The simplicity of the answer was almost maddening. I chastised myself for all the beachings since I bought the Outback in September. I had trouble curtailing my excitement over the breakthrough (I'm easily amused and excited) and thought about waking everyone to test my discovery. I decided to let them sleep as I mulled over the procedure again and again. I wanted to make sure I had thought of all the possibilities before sharing my enlightment with my loved ones.

It's almost too simple, too basic to even think that I have explain it to you, but no one mentioned it in previous discussions on the subject. I'm almost embarrased that I didn't think of it before. Are you ready? Here it is:

1. I slide the mattress out about 2 to 2.5 feet.
2. Jordan climbs on the sofa and I scootch him across the mattress to the other side where he kneels on the bare board.
3. He makes the other side and does all the stretching and tucking in the corners "over there" while I do it "over here." He then scootches back and I push the mattress back against the rear wall.

Simple . . . basic . . . easy . . . yet, INGENIOUS!
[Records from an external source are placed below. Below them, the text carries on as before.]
template <bool RECT, int T>
__device__ __forceinline__ int d_clip_quad_sh(double2 (*sh_poly)[T], const int tid, const int s, const int d,
                                              const FgCells &S, const FgCells &D, const FgRect &R, unsigned *err)
{
  constexpr int NV1 = RECT ? CLIP_SLOTS : 4;
  const double *sv = S.verts + (size_t)s * 16;
  double x1[NV1], y1[NV1], x2[4], y2[4];
  double lon_out_avg;
  int n1 = S.nv[s], n2 = RECT ? 4 : D.nv[d];
  double lon_in_avg = S.lon_avg[s];
#pragma unroll
  for (int k = 0; k < NV1; k++) { x1[k] = sv[k]; y1[k] = sv[8 + k]; }
  if (RECT) {
    const int j = d / R.nx, i = d - j * R.nx;
    const double *c = R.col + (size_t)i * RECT_COLW;
    double ya = R.lat_ax[j], yb = R.lat_ax[j + 1];
    x2[0] = c[0]; x2[1] = c[1]; x2[2] = c[2]; x2[3] = c[3]; lon_out_avg = c[6];
    asm volatile("" : "+v"(ya), "+v"(yb));
    y2[0] = ya; y2[1] = ya; y2[2] = yb; y2[3] = yb;
  } else {
    const double *dv = D.verts + (size_t)d * 16;
#pragma unroll
    for (int k = 0; k < 4; k++) { x2[k] = dv[k]; y2[k] = dv[8 + k]; }
    lon_out_avg = D.lon_avg[d];
#pragma unroll
    for (int k = 0; k < 4; k++) asm volatile("" : "+v"(y2[k]));
    asm volatile("" : "+v"(n2));
  }
#pragma unroll
  for (int k = 0; k < NV1; k++) asm volatile("" : "+v"(x1[k]), "+v"(y1[k]));
#pragma unroll
  for (int k = 0; k < 4; k++) asm volatile("" : "+v"(x2[k]));
  asm volatile("" : "+v"(n1), "+v"(lon_in_avg), "+v"(lon_out_avg));
  if (n1 > NV1 || n2 > 4) return -1;
  double shift = 0.0;
  {
    double dx = lon_out_avg - lon_in_avg;
    if (dx < -G_PI) shift = G_TPI; else if (dx > G_PI) shift = -G_TPI;
  }
  bool wrap = false;
#pragma unroll
  for (int k = 0; k < NV1; k++) {
    if (!(k < 4 || k < n1)) { x1[k] = 0.0; y1[k] = 0.0; }
    if (k < n1 && (x1[k] > G_TPI || x1[k] < 0.0)) wrap = true;
  }
#pragma unroll
  for (int k = 0; k < 4; k++) if (shift != 0.0) x2[k] += shift;
  if (wrap) {
#pragma unroll
    for (int k = 0; k < NV1; k++) x1[k] = d_pimod1(x1[k]);
#pragma unroll
    for (int k = 0; k < 4; k++) x2[k] = d_pimod1(x2[k]);
  }
#pragma unroll
  for (int k = 0; k < NV1; k++) if (k < 4 || k < n1) sh_poly[k][tid] = make_double2(x1[k], y1[k]);
  const long long b0x = __double_as_longlong(x2[0]), b1x = __double_as_longlong(x2[1]);
  const long long b2x = __double_as_longlong(x2[2]), b3x = __double_as_longlong(x2[3]);
  const long long b0y = __double_as_longlong(y2[0]), b1y = __double_as_longlong(y2[1]);
  const long long b2y = __double_as_longlong(y2[2]), b3y = __double_as_longlong(y2[3]);
  auto cut = [=](int e) -> double2 {
    const long long m0 = -(long long)(e == 0), m1 = -(long long)(e == 1), m2 = -(long long)(e == 2), m3 = -(long long)(e == 3);
    return make_double2(__longlong_as_double((b0x & m0) | (b1x & m1) | (b2x & m2) | (b3x & m3)),
                        __longlong_as_double((b0y & m0) | (b1y & m1) | (b2y & m2) | (b3y & m3)));
  };
  int n_cur = n1;
  bool overflow = false, parallel = false;
  double2 e0 = cut(n2 - 1);
#if FG_EXP == 2
  for (int e = 0; e < 0; e++) {
#else
#pragma unroll
  for (int e = 0; e < 4; e++) {
    if ((!RECT && e >= n2) || n_cur <= 0) break;
#endif
    double2 e1 = cut(e);
    const double x2_0 = e0.x, y2_0 = e0.y, x2_1 = e1.x, y2_1 = e1.y;
    double2 c[CLIP_SLOTS];
    unsigned inmask = 0u;
#pragma unroll
    for (int k = 0; k < CLIP_SLOTS; k++) c[k] = sh_poly[k][tid];
#pragma unroll
    for (int k = 0; k < CLIP_SLOTS; k++)
      if (k < n_cur) inmask |= (unsigned)d_inside_edge(x2_0, y2_0, x2_1, y2_1, c[k].x, c[k].y) << k;
    const unsigned full = (1u << n_cur) - 1u;
    const unsigned prevmask = ((inmask << 1) | (inmask >> (n_cur - 1))) & full;
    const unsigned tmask = inmask ^ prevmask;
    const int ncross = __popc(tmask);
    if (ncross > 2 || ncross + __popc(inmask) > CLIP_SLOTS) { overflow = true; break; }
    if (tmask) {
      const int ka = __ffs((int)tmask) - 1, kb = 31 - __clz((int)tmask);
      double2 I[2];
#pragma unroll
      for (int j = 0; j < 2; j++) {
        const int k = j ? kb : ka;
        const double2 p0 = sh_poly[k ? k - 1 : n_cur - 1][tid], p1 = sh_poly[k][tid];
        const double x1_0 = p0.x, y1_0 = p0.y, x1_1 = p1.x, y1_1 = p1.y;
        double dy1 = y1_1 - y1_0;
        double dy2 = y2_1 - y2_0;
        double dx1 = x1_1 - x1_0;
        double dx2 = x2_1 - x2_0;
        double ds1 = y1_0 * x1_1 - y1_1 * x1_0;
        double ds2 = y2_0 * x2_1 - y2_1 * x2_0;
        double determ = dy2 * dx1 - dy1 * dx2;
        if (fabs(determ) < 1.0e-30) parallel = true;
        I[j] = make_double2((dx2 * ds1 - dx1 * ds2) / determ, (dy2 * ds1 - dy1 * ds2) / determ);
      }
#pragma unroll
      for (int k = 0; k < CLIP_SLOTS; k++)
        if (k < n_cur && ((inmask >> k) & 1u))
          sh_poly[__popc(inmask & ((1u << k) - 1u)) + __popc(tmask & ((2u << k) - 1u))][tid] = c[k];
      sh_poly[__popc(inmask & ((1u << ka) - 1u))][tid] = I[0];
      sh_poly[__popc(inmask & ((1u << kb) - 1u)) + 1][tid] = I[1];
    }
    n_cur = ncross + __popc(inmask);
    e0 = e1;
  }
  if (overflow) return -1;
  if (parallel) atomicOr(err, G_ERRBIT_PARALLEL);
  return n_cur;
}
// ... 151 lines not shown
    for (int k = 0; k < n1; k++) {
      double xv = sv[k]; if (wrap) xv = d_pimod1(xv);
      sh_a[k][tid] = make_double2(xv, sv[8 + k]);
    }
#pragma unroll
    for (int k = 0; k < G_MAXV; k++)
      if (k < n2) {
        double xv = dvx[k]; if (shift != 0.0) xv += shift; if (wrap) xv = d_pimod1(xv);
        sh_cut[k][tid] = make_double2(xv, dvy[k]);
      }
    double2 (*cur)[GEN_THREADS] = sh_a;
    double2 (*nxt)[GEN_THREADS] = sh_b;
    int n_cur = n1;
    bool overflow = false, parallel = false;
    double2 e0 = sh_cut[n2 - 1][tid];
    for (int e = 0; e < n2 && n_cur > 0 && !overflow; e++) {
      double2 e1 = sh_cut[e][tid];
      const double x2_0 = e0.x, y2_0 = e0.y, x2_1 = e1.x, y2_1 = e1.y;
      double2 lastv = cur[n_cur - 1][tid];
      double x1_0 = lastv.x, y1_0 = lastv.y;
      int inside_last = d_inside_edge(x2_0, y2_0, x2_1, y2_1, x1_0, y1_0);
      int n_new = 0;
      for (int k = 0; k < n_cur; k++) {
        double2 cv = cur[k][tid];
        double x1_1 = cv.x, y1_1 = cv.y;
        int inside = d_inside_edge(x2_0, y2_0, x2_1, y2_1, x1_1, y1_1);
        if (inside != inside_last) {
          double dy1 = y1_1 - y1_0;
          double dy2 = y2_1 - y2_0;
          double dx1 = x1_1 - x1_0;
          double dx2 = x2_1 - x2_0;
          double ds1 = y1_0 * x1_1 - y1_1 * x1_0;
          double ds2 = y2_0 * x2_1 - y2_1 * x2_0;
          double determ = dy2 * dx1 - dy1 * dx2;
          if (fabs(determ) < 1.0e-30) parallel = true;
          if (n_new < GEN_CAP) nxt[n_new][tid] = make_double2((dx2 * ds1 - dx1 * ds2) / determ,
                                                              (dy2 * ds1 - dy1 * ds2) / determ);
          else overflow = true;
          n_new++;
        }
        if (inside) {
          if (n_new < GEN_CAP) nxt[n_new][tid] = make_double2(x1_1, y1_1);
          else overflow = true;
          n_new++;
        }
        x1_0 = x1_1; y1_0 = y1_1; inside_last = inside;
      }
      n_cur = n_new;
      double2 (*t)[GEN_THREADS] = cur; cur = nxt; nxt = t;
      e0 = e1;
    }
    if (overflow) { atomicOr(err, G_ERRBIT_OVERFLOW); pair_dst[p] = -1; continue; }
    if (parallel) atomicOr(err, G_ERRBIT_PARALLEL);
    ClipOut o; o.area = -1.0; o.clon = 0; o.clat = 0;
    if (n_cur > 0) {
      const double *px = (const double *)&cur[0][tid];
      d_finish_pair<ORDER, 2 * GEN_THREADS>(px, px + 1, n_cur, mask ? mask[s] : 1.0, S.area[s], D.area[d],
                                            lon_in_avg, &o, stats);
    }
    if (o.area >= 0) {
      tmp_area[p] = o.area;
      if (ORDER == 2) { tmp_clon[p] = o.clon; tmp_clat[p] = o.clat; }
      atomicAdd(&nacc[s], 1);
      if (row_cnt) tmp_rowpos[p] = atomicAdd(&row_cnt[d], 1);
    } else {
      pair_dst[p] = -1;
      if (o.area == -2.0) atomicAdd(&stats[FG_STAT_BELOW], 1ull);
    }
  }
}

It takes all of 45 seconds to make the bed. No more whale sightings. No more snide comments from the peanut gallery. No more flopping death throes from corner to corner. I now know my bed will be smooth and inviting as I say goodnight around the campfire. I am assured my pillow will beckon from neatly tucked sheets. Ahh, aint life grand?

Scott


----------



## 7heaven (Jun 4, 2005)

Great one, Moosegut! Put the little guys to work for you!


----------



## Scrib (Jun 28, 2005)

I'm just picturing my little guy cackling away as he grabs all the sheets and attempts to run out the door.


----------



## Highlander96 (Mar 1, 2005)

Great Idea, Scott....

However, it is bad luck for two people to make a bed! (Gotta Love Old Wives tales)

Thanks for sharing!!

Happy Outbacking!

Tim


----------



## HootBob (Apr 26, 2004)

Nice Idea Scott
I don't know I could get the young lad to do that without destroying it getting back out from the back









Don


----------



## ee4308 (Aug 23, 2005)

Moosegut,

Sounds like a great idea.







The bed in the 26RKS is a task to make also.


----------



## Kenstand (Mar 25, 2004)

Hey, now that is an ingenious plan for making the bed. Only problem is I don't normally have little 'scootcher' along. I just wonder how I can 'mod' your idea to make it feasible for me.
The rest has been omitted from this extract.